Screening versus sourcing

Of course, I’m talking about screening after the candidacy has been established. Any action taken after the point of first contact with the candidate is inherently more risky (and it becomes more risky as you progress through the process).

I get that. And as Ruettimann has pointed out, there are services that can help reduce that risk. I’m all for that if you’re not 100 percent confident in your screening process.

But how confident are you in your social media sourcing process?

Every time I talk about Googling candidates, I get a response from someone who says that they only use Google and social sites for sourcing, not screening. The way they state it makes me think they feel they deserve a ribbon for it. Now let’s hold the phone on this.
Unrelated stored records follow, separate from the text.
constexpr int kBacksubCols = 10;
struct FinalUpdate {
    const double* __restrict__ part;
    double* __restrict__ vecs;
    PcgCtrl* __restrict__ ctrl2;
    int L;
};
template <bool LDS_VEC, bool JFREE = false>
__global__ __launch_bounds__(kSweepThreads) void k_backsub(
    const int2* __restrict__ ranges, int n_ranges, ObsArrays o, const double* __restrict__ dc_planes,
    double* __restrict__ dc, const double* __restrict__ Vinv, const double* __restrict__ gp,
    const double* __restrict__ t1, double* __restrict__ dp, double* __restrict__ part, int C,
    const PcgCtrl* __restrict__ ctrl2, int L, const double* __restrict__ gvec,
    const double* __restrict__ si, const double* __restrict__ sg, Recompute rc, FinalUpdate fu) {
    static_assert(!(LDS_VEC && JFREE), "J-free: the LDS holds the camera table, the step vector comes from L2");
    extern __shared__ __align__(16) double smem[];
    __shared__ double red[kBacksubCols * kWavesPerSweepBlock];
    if (LDS_VEC && fu.part != nullptr) {
        const int n6 = 6 * C, cam = threadIdx.x;
        const PcgCtrl ci = fu.ctrl2[fu.L & 1];
        PcgCtrl co = ci;
        double alpha = 0.0;
        double xe[6] = {0.0, 0.0, 0.0, 0.0, 0.0, 0.0}, pe[6] = {0.0, 0.0, 0.0, 0.0, 0.0, 0.0};
        if (cam < C) {
#pragma unroll
            for (int k = 0; k < 6; ++k) {
                xe[k] = fu.vecs[kPcgX * n6 + (size_t)k * C + cam];
                pe[k] = fu.vecs[kPcgP * n6 + (size_t)k * C + cam];
            }
        }
        if (ci.done == 0) alpha = pcg_local_step(fu.part, C, ci, co);
        if (blockIdx.x == 0 && threadIdx.x == 0) fu.ctrl2[(fu.L + 1) & 1] = co;
        if (co.done == 0) return;
        const bool add = ci.done == 0 && co.done != 3;
        if (cam < C) {
#pragma unroll
            for (int k = 0; k < 6; ++k) {
                const double xk = add ? xe[k] + alpha * pe[k] : xe[k];
                smem[6 * cam + k] = xk;
                if (blockIdx.x == 0) dc[6 * cam + k] = xk;
            }
        }
        __syncthreads();
    } else {
    if (ctrl2 != nullptr)
        dc_planes += (size_t)((ctrl2[L & 1].iters & 1) * kPcgVecs + kPcgX) * 6 * C;
    if (LDS_VEC) {
        for (int i = threadIdx.x; i < 6 * C; i += blockDim.x) {
            const int k = i / C, c = i - k * C;
            const double val = dc_planes[i];
            smem[6 * c + k] = val;
            if (blockIdx.x == 0) dc[6 * c + k] = val;
        }
        __syncthreads();
    }
    }
    if (JFREE) stage_cam_table(rc.camtab, C, smem);
    const double* __restrict__ vv = LDS_VEC ? smem : dc;
    const int wg = blockIdx.x * (blockDim.x >> 6) + (threadIdx.x >> 6);
    const int lane = threadIdx.x & 63;
    int pos = 0, end = 0;
    if (wg < n_ranges) { const int2 rg = ranges[wg]; pos = rg.x; end = rg.y; }
    auto blocks_of = [&](int j, int pj, double* jc_, double* jp_) {
        if (JFREE) recompute_blocks(rc, smem, o.cam_idx[j], pj, jc_, jp_);
        else load_blocks(o, j, jc_, jp_);
    };
    double g12 = 0.0, g22 = 0.0;
    double qs[8] = {0.0, 0.0, 0.0, 0.0, 0.0, 0.0, 0.0, 0.0};
    auto dots = [&](double* q, size_t e, double pe) {
        const double s = si[e];
        q[0] += gvec[e] * pe; q[1] += (pe * s) * (pe * s); q[2] += sg[e] * pe; q[3] += pe * pe;
    };

    auto jcv = [&](const double* jc, int c, double& t0, double& t1v) {
        const double2* a2 = reinterpret_cast<const double2*>(vv + 6 * c);
        const double2 a01 = a2[0], a23 = a2[1], a45 = a2[2];
        const double a[6] = {a01.x, a01.y, a23.x, a23.y, a45.x, a45.y};
        t0 = 0.0; t1v = 0.0;
#pragma unroll
        for (int k = 0; k < 6; ++k) { t0 += jc[k] * a[k]; t1v += jc[6 + k] * a[k]; }
    };
    auto point_dots = [&](int p, const double* s3, double z0, double z1, double z2) {
        const double z[3] = {z0, z1, z2};
#pragma unroll
        for (int k = 0; k < 3; ++k) {
            const double s_ = s3[k], ge = gp[3 * (size_t)p + k], pe = z[k];
            qs[0] += ge * pe; qs[1] += (pe * s_) * (pe * s_); qs[2] += (ge / (s_ * s_)) * pe; qs[3] += pe * pe;
        }
    };
    auto solve_point = [&](int p, const double* y, double& z0, double& z1, double& z2) {
        const double* vi = Vinv + kVinvRow * (size_t)p;
        const double b0 = -gp[3 * (size_t)p] - y[0], b1 = -gp[3 * (size_t)p + 1] - y[1],
                     b2 = -gp[3 * (size_t)p + 2] - y[2];
        z0 = vi[0] * b0 + vi[1] * b1 + vi[2] * b2;
        z1 = vi[1] * b0 + vi[3] * b1 + vi[4] * b2;
        z2 = vi[2] * b0 + vi[4] * b1 + vi[5] * b2;
        dp[3 * (size_t)p] = z0; dp[3 * (size_t)p + 1] = z1; dp[3 * (size_t)p + 2] = z2;
    };
    auto gram = [&](int i, const double* jp, double t0, double t1v, double z0, double z1, double z2) {
        const double a0 = t0 + jp[0] * z0 + jp[1] * z1 + jp[2] * z2;
        const double a1 = t1v + jp[3] * z0 + jp[4] * z1 + jp[5] * z2;
        const double2 tt = load_pair(t1, o.f32, i);
        g12 += tt.x * a0 + tt.y * a1;
        g22 += a0 * a0 + a1 * a1;
    };

    while (pos < end) {
        const int i = pos + lane;
        const bool in = i < end;
        const int p = in ? o.pt_idx[i] : o.pt_idx[pos];
        const int sb = o.pt_ptr[p], se = o.pt_ptr[p + 1];
        const bool complete = in && (se <= pos + 64);
        const int n_take = __popcll(__ballot(complete));
        double jc[12], jp[6];
        if (n_take == 0) {
            const int run_end = __shfl(se, 0);
            const int pp = __shfl(p, 0);
            double y[3] = {0.0, 0.0, 0.0};
            for (int j = pos + lane; j < run_end; j += 64) {
                blocks_of(j, pp, jc, jp);
                double t0, t1v;
                jcv(jc, o.cam_idx[j], t0, t1v);
                y[0] += jp[0] * t0 + jp[3] * t1v; y[1] += jp[1] * t0 + jp[4] * t1v;
                y[2] += jp[2] * t0 + jp[5] * t1v;
            }
            y[0] = wave_sum(y[0]); y[1] = wave_sum(y[1]); y[2] = wave_sum(y[2]);
            double z0, z1, z2;
            solve_point(pp, y, z0, z1, z2);
            if (lane == 0) point_dots(pp, si + 6 * (size_t)C + 3 * (size_t)pp, z0, z1, z2);
            for (int j = pos + lane; j < run_end; j += 64) {
                blocks_of(j, pp, jc, jp);
                double t0, t1v;
                jcv(jc, o.cam_idx[j], t0, t1v);
                gram(j, jp, t0, t1v, z0, z1, z2);
            }
            pos = run_end;
            continue;
        }
        const bool act = lane < n_take;
        double t0 = 0.0, t1v = 0.0, z0 = 0.0, z1 = 0.0, z2 = 0.0;
        double y[3] = {0.0, 0.0, 0.0};
        double s3[3] = {1.0, 1.0, 1.0};
        if (act) {
            blocks_of(i, p, jc, jp);
#pragma unroll
            for (int k = 0; k < 3; ++k) s3[k] = si[6 * (size_t)C + 3 * (size_t)p + k];
            jcv(jc, o.cam_idx[i], t0, t1v);
            y[0] = jp[0] * t0 + jp[3] * t1v; y[1] = jp[1] * t0 + jp[4] * t1v;
            y[2] = jp[2] * t0 + jp[5] * t1v;
        }
        seg_reduce_serial<3>(y, act ? sb : -1 - lane, lane);
        if (act && i == sb) { solve_point(p, y, z0, z1, z2); point_dots(p, s3, z0, z1, z2); }
        const int head = act ? lane - (i - sb) : lane;
        z0 = __shfl(z0, head); z1 = __shfl(z1, head); z2 = __shfl(z2, head);
        if (act) gram(i, jp, t0, t1v, z0, z1, z2);
        pos += n_take;
    }
    {
        const int per = (6 * C + (int)gridDim.x - 1) / (int)gridDim.x;
        const int e = (int)blockIdx.x * per + (int)threadIdx.x;
        if ((int)threadIdx.x < per && e < 6 * C) dots(qs + 4, (size_t)e, vv[e]);
    }
    double row[kBacksubCols];
    row[0] = wave_sum(g12);
    row[1] = wave_sum(g22);
#pragma unroll
    for (int k = 0; k < 8; ++k) row[2 + k] = wave_sum(qs[k]);
    if (lane == 0) {
#pragma unroll
        for (int k = 0; k < kBacksubCols; ++k) red[kBacksubCols * (threadIdx.x >> 6) + k] = row[k];
    }
    __syncthreads();
    if (threadIdx.x < kBacksubCols) {
        double a = 0.0;
        for (int w = 0; w < (int)(blockDim.x >> 6); ++w) a += red[kBacksubCols * w + threadIdx.x];
        part[(size_t)kBacksubCols * blockIdx.x + threadIdx.x] = a;
    }
}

Are we saying that the same problems of misidentification, falsification, and discrimination doesn’t happen in the sourcing process? When you’re creating lists of passive or active candidates and your researchers are exposed to personal information, pictures and misidentified candidates, are you 100 percent sure they are creating a list that doesn’t fall into the same trap that social media screening can fall into?

Human element

Now there will be some research pros (maybe some who are attending TLNT’s sister site’s SourceCon this week) who will take this the wrong way. I’m certain that most of the lists created by sourcing professionals are good lists (just like I believe most Googling typically results in nothing negative coming out of the process).

But even people with the best intentions can make mistakes.

For example, if a recruiter client wants a really tight list for an accelerated search, the basis on who makes the cut and who doesn’t can’t be 100 percent objective. Not to mention, if there is an expectation from a recruiter client that they want a clean slate with no surprises, a researcher can help clean out that list (and again, potentially weed out some people unfairly in that process).

Risks may be different but principle the same

The point is, if you have humans as part of your sourcing process, you can as easily fall into the same traps that you do when you screen for candidates using social media. Excluding someone from a list of candidates is, in all practicality, the same as excluding them further down the line.

Now certainly the risks are different. As I mentioned above, a candidate who doesn’t even know they’ve been excluded from a recruiting list is almost a non-risk, especially in comparison to someone who has made it through several steps and then is excluded.

But isn’t it just as bad? Shouldn’t we be just as cautious as we are with social media sourcing as we are with social media screening?

We know that the hiring process is one filled with mistakes and no single process can ever make the perfect decision. By the same token though, our focus on improving the hiring process should be about removing potential mistake points.

If you’re not using the same care to source candidates as you do to screen candidates, you’re making a mistake. And it may not show itself as a lawsuit or other potential legal problem but it will impact the effectiveness of your hiring process just as much.